* Provided records:
-        f32x16 s[2];
-        const int kv0 = j * KV_TILE;
-        const bool half_tile = !(flags & ATT_FULL_LAST_TILE) && kv0 + 32 >= ntok;
-        auto compute_s = [&]() {
-#pragma unroll
-            for (int i = 0; i < 16; ++i) { s[0][i] = 0.f; s[1][i] = 0.f; }
-            if (prio_qk) __builtin_amdgcn_s_setprio(1);
-#pragma unroll
-            for (int t = 0; t < 2; ++t) {
-                if (t == 1 && half_tile) break;
-                if constexpr (AUG) s[t] = __builtin_amdgcn_mfma_f32_32x32x16_bf16(kaug, qaug, s[t], 0, 0, 0);
-#pragma unroll
-                for (int ks = 0; ks < 4; ++ks) {
-                    const bf16x8 kf = *(const bf16x8*)(kt + t * 4096 + koff + (((2 * ks + h) ^ ksw) << 4));
-                    s[t] = __builtin_amdgcn_mfma_f32_32x32x16_bf16(kf, qf[ks], s[t], 0, 0, 0);
-                }
-            }
-            if (prio_qk) __builtin_amdgcn_s_setprio(0);
-            if (kv0 + KV_TILE > ntok) {
-#pragma unroll
-                for (int t = 0; t < 2; ++t)
-#pragma unroll
-                    for (int i = 0; i < 16; ++i) {
-                        const int rho = (i & 3) + 8 * (i >> 2) + 4 * h;
-                        if (kv0 + 32 * t + pi_row(rho) >= ntok) s[t][i] = -INFINITY;
-                    }
-            }
-        };
-        compute_s();
-
-        if constexpr (PSUM_TRIGGER) {
-            float psum;
-            if (anchor) {
-                const float mloc = row_max(s);
-                const float m_new = (float)(__bf16)(m_used + (j == 0 ? mloc : fmaxf(mloc, 0.f)));
-                const float delta = m_new - m_used;
-                m_used = m_new;
-                if (h == 0) qaug[0] = (__bf16)(-m_new);
-                const float alpha = j == 0 ? 1.0f : __builtin_amdgcn_exp2f(-delta);
-                l_run *= alpha;
-#pragma unroll
-                for (int i = 0; i < 16; ++i) { o[0][i] *= alpha; o[1][i] *= alpha; s[0][i] -= delta; s[1][i] -= delta; }
-            }
-            exp2_sum(s, psum);
-            if (!anchor && __builtin_amdgcn_ballot_w64(!(psum <= 16777216.0f)) != 0) {
-                redo = true;
-                --j;
-                continue;
-            }
-            l_run += psum;
-        } else if constexpr (AUG) {
-            const float mloc = row_max(s);
-            if (j == 0 || __builtin_amdgcn_ballot_w64(mloc > DEFER) != 0) {
-                const float m_new = (float)(__bf16)(m_used + (j == 0 ? mloc : fmaxf(mloc, 0.f)));
-                const float delta = m_new - m_used;
-                m_used = m_new;
-                if (h == 0) qaug[0] = (__bf16)(-m_new);
-                const float alpha = j == 0 ? 1.0f : __builtin_amdgcn_exp2f(-delta);
-                l_run *= alpha;
-#pragma unroll
-                for (int i = 0; i < 16; ++i) { o[0][i] *= alpha; o[1][i] *= alpha; s[0][i] -= delta; s[1][i] -= delta; }
-            }
-            float psum;
-            exp2_sum(s, psum);
-            l_run += psum;
-        } else {
-            const float m_new = fmaxf(m_run, row_max(s));
-            const float alpha = __builtin_amdgcn_exp2f(m_run - m_new);
-            m_run = m_new;
-            float psum = 0.f;
-#pragma unroll
-            for (int t = 0; t < 2; ++t)
-#pragma unroll
-                for (int i = 0; i < 16; ++i) {
-                    const float p = ABL_NOEXP ? (s[t][i] - m_new) * 0.001f : __builtin_amdgcn_exp2f(s[t][i] - m_new);
-                    s[t][i] = p;
-                    psum += p;
-                }
-            l_run = fmaf(l_run, alpha, psum);
-            if (LEGACY || __builtin_amdgcn_ballot_w64(alpha != 1.0f) != 0) {
-#pragma unroll
-                for (int i = 0; i < 16; ++i) { o[0][i] *= alpha; o[1][i] *= alpha; }
-            }
-        }
-
-        if (prio_pv) __builtin_amdgcn_s_setprio(1);
-#pragma unroll
-        for (int t = 0; t < 2; ++t) {
-            if (t == 1 && half_tile) break;
-#pragma unroll
-            for (int sk = 0; sk < 2; ++sk) {
-                bf16x8 pf;
-#pragma unroll
-                for (int e = 0; e < 8; ++e) pf[e] = (__bf16)s[t][8 * sk + e];
-#pragma unroll
-                for (int dt = 0; dt < 2; ++dt) {
-                    bf16x8 vf;
-                    if constexpr (VROW) {
-                        typedef __attribute__((address_space(3))) v4s_t* lds_v4;
-                        const char* vb = vtile + (32 * t + 16 * sk) * 128;
-                        const v4s_t a = __builtin_amdgcn_ds_read_tr16_b64_v4i16((lds_v4)(vb + vtr[dt][0]));
-                        const v4s_t b = __builtin_amdgcn_ds_read_tr16_b64_v4i16((lds_v4)(vb + vtr[dt][1]));
-                        vf = __builtin_bit_cast(bf16x8, v8s_t{a[0], a[1], a[2], a[3], b[0], b[1], b[2], b[3]});
-                    } else {
-                        vf = *(const bf16x8*)(vtile + dt * 4096 + voff + (((4 * t + 2 * sk + h) ^ vsw) << 4));
-                    }
-                    o[dt] = __builtin_amdgcn_mfma_f32_32x32x16_bf16(vf, pf, o[dt], 0, 0, 0);
-                }
-            }
-        }
-        if (prio_pv) __builtin_amdgcn_s_setprio(0);
-    }
-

* Work to complete: Every line above should be printed again exactly as it stands.

* Result:
-        f32x16 s[2];
-        const int kv0 = j * KV_TILE;
-        const bool half_tile = !(flags & ATT_FULL_LAST_TILE) && kv0 + 32 >= ntok;
-        auto compute_s = [&]() {
-#pragma unroll
-            for (int i = 0; i < 16; ++i) { s[0][i] = 0.f; s[1][i] = 0.f; }
-            if (prio_qk) __builtin_amdgcn_s_setprio(1);
-#pragma unroll
-            for (int t = 0; t < 2; ++t) {
-                if (t == 1 && half_tile) break;
-                if constexpr (AUG) s[t] = __builtin_amdgcn_mfma_f32_32x32x16_bf16(kaug, qaug, s[t], 0, 0, 0);
-#pragma unroll
-                for (int ks = 0; ks < 4; ++ks) {
-                    const bf16x8 kf = *(const bf16x8*)(kt + t * 4096 + koff + (((2 * ks + h) ^ ksw) << 4));
-                    s[t] = __builtin_amdgcn_mfma_f32_32x32x16_bf16(kf, qf[ks], s[t], 0, 0, 0);
-                }
-            }
-            if (prio_qk) __builtin_amdgcn_s_setprio(0);
-            if (kv0 + KV_TILE > ntok) {
-#pragma unroll
-                for (int t = 0; t < 2; ++t)
-#pragma unroll
-                    for (int i = 0; i < 16; ++i) {
-                        const int rho = (i & 3) + 8 * (i >> 2) + 4 * h;
-                        if (kv0 + 32 * t + pi_row(rho) >= ntok) s[t][i] = -INFINITY;
-                    }
-            }
-        };
-        compute_s();
-
-        if constexpr (PSUM_TRIGGER) {
-            float psum;
-            if (anchor) {
-                const float mloc = row_max(s);
-                const float m_new = (float)(__bf16)(m_used + (j == 0 ? mloc : fmaxf(mloc, 0.f)));
-                const float delta = m_new - m_used;
-                m_used = m_new;
-                if (h == 0) qaug[0] = (__bf16)(-m_new);
-                const float alpha = j == 0 ? 1.0f : __builtin_amdgcn_exp2f(-delta);
-                l_run *= alpha;
-#pragma unroll
-                for (int i = 0; i < 16; ++i) { o[0][i] *= alpha; o[1][i] *= alpha; s[0][i] -= delta; s[1][i] -= delta; }
-            }
-            exp2_sum(s, psum);
-            if (!anchor && __builtin_amdgcn_ballot_w64(!(psum <= 16777216.0f)) != 0) {
-                redo = true;
-                --j;
-                continue;
-            }
-            l_run += psum;
-        } else if constexpr (AUG) {
-            const float mloc = row_max(s);
-            if (j == 0 || __builtin_amdgcn_ballot_w64(mloc > DEFER) != 0) {
-                const float m_new = (float)(__bf16)(m_used + (j == 0 ? mloc : fmaxf(mloc, 0.f)));
-                const float delta = m_new - m_used;
-                m_used = m_new;
-                if (h == 0) qaug[0] = (__bf16)(-m_new);
-                const float alpha = j == 0 ? 1.0f : __builtin_amdgcn_exp2f(-delta);
-                l_run *= alpha;
-#pragma unroll
-                for (int i = 0; i < 16; ++i) { o[0][i] *= alpha; o[1][i] *= alpha; s[0][i] -= delta; s[1][i] -= delta; }
-            }
-            float psum;
-            exp2_sum(s, psum);
-            l_run += psum;
-        } else {
-            const float m_new = fmaxf(m_run, row_max(s));
-            const float alpha = __builtin_amdgcn_exp2f(m_run - m_new);
-            m_run = m_new;
-            float psum = 0.f;
-#pragma unroll
-            for (int t = 0; t < 2; ++t)
-#pragma unroll
-                for (int i = 0; i < 16; ++i) {
-                    const float p = ABL_NOEXP ? (s[t][i] - m_new) * 0.001f : __builtin_amdgcn_exp2f(s[t][i] - m_new);
-                    s[t][i] = p;
-                    psum += p;
-                }
-            l_run = fmaf(l_run, alpha, psum);
-            if (LEGACY || __builtin_amdgcn_ballot_w64(alpha != 1.0f) != 0) {
-#pragma unroll
-                for (int i = 0; i < 16; ++i) { o[0][i] *= alpha; o[1][i] *= alpha; }
-            }
-        }
-
-        if (prio_pv) __builtin_amdgcn_s_setprio(1);
-#pragma unroll
-        for (int t = 0; t < 2; ++t) {
-            if (t == 1 && half_tile) break;
-#pragma unroll
-            for (int sk = 0; sk < 2; ++sk) {
-                bf16x8 pf;
-#pragma unroll
-                for (int e = 0; e < 8; ++e) pf[e] = (__bf16)s[t][8 * sk + e];
-#pragma unroll
-                for (int dt = 0; dt < 2; ++dt) {
-                    bf16x8 vf;
-                    if constexpr (VROW) {
-                        typedef __attribute__((address_space(3))) v4s_t* lds_v4;
-                        const char* vb = vtile + (32 * t + 16 * sk) * 128;
-                        const v4s_t a = __builtin_amdgcn_ds_read_tr16_b64_v4i16((lds_v4)(vb + vtr[dt][0]));
-                        const v4s_t b = __builtin_amdgcn_ds_read_tr16_b64_v4i16((lds_v4)(vb + vtr[dt][1]));
-                        vf = __builtin_bit_cast(bf16x8, v8s_t{a[0], a[1], a[2], a[3], b[0], b[1], b[2], b[3]});
-                    } else {
-                        vf = *(const bf16x8*)(vtile + dt * 4096 + voff + (((4 * t + 2 * sk + h) ^ vsw) << 4));
-                    }
-                    o[dt] = __builtin_amdgcn_mfma_f32_32x32x16_bf16(vf, pf, o[dt], 0, 0, 0);
-                }
-            }
-        }
-        if (prio_pv) __builtin_amdgcn_s_setprio(0);
-    }
-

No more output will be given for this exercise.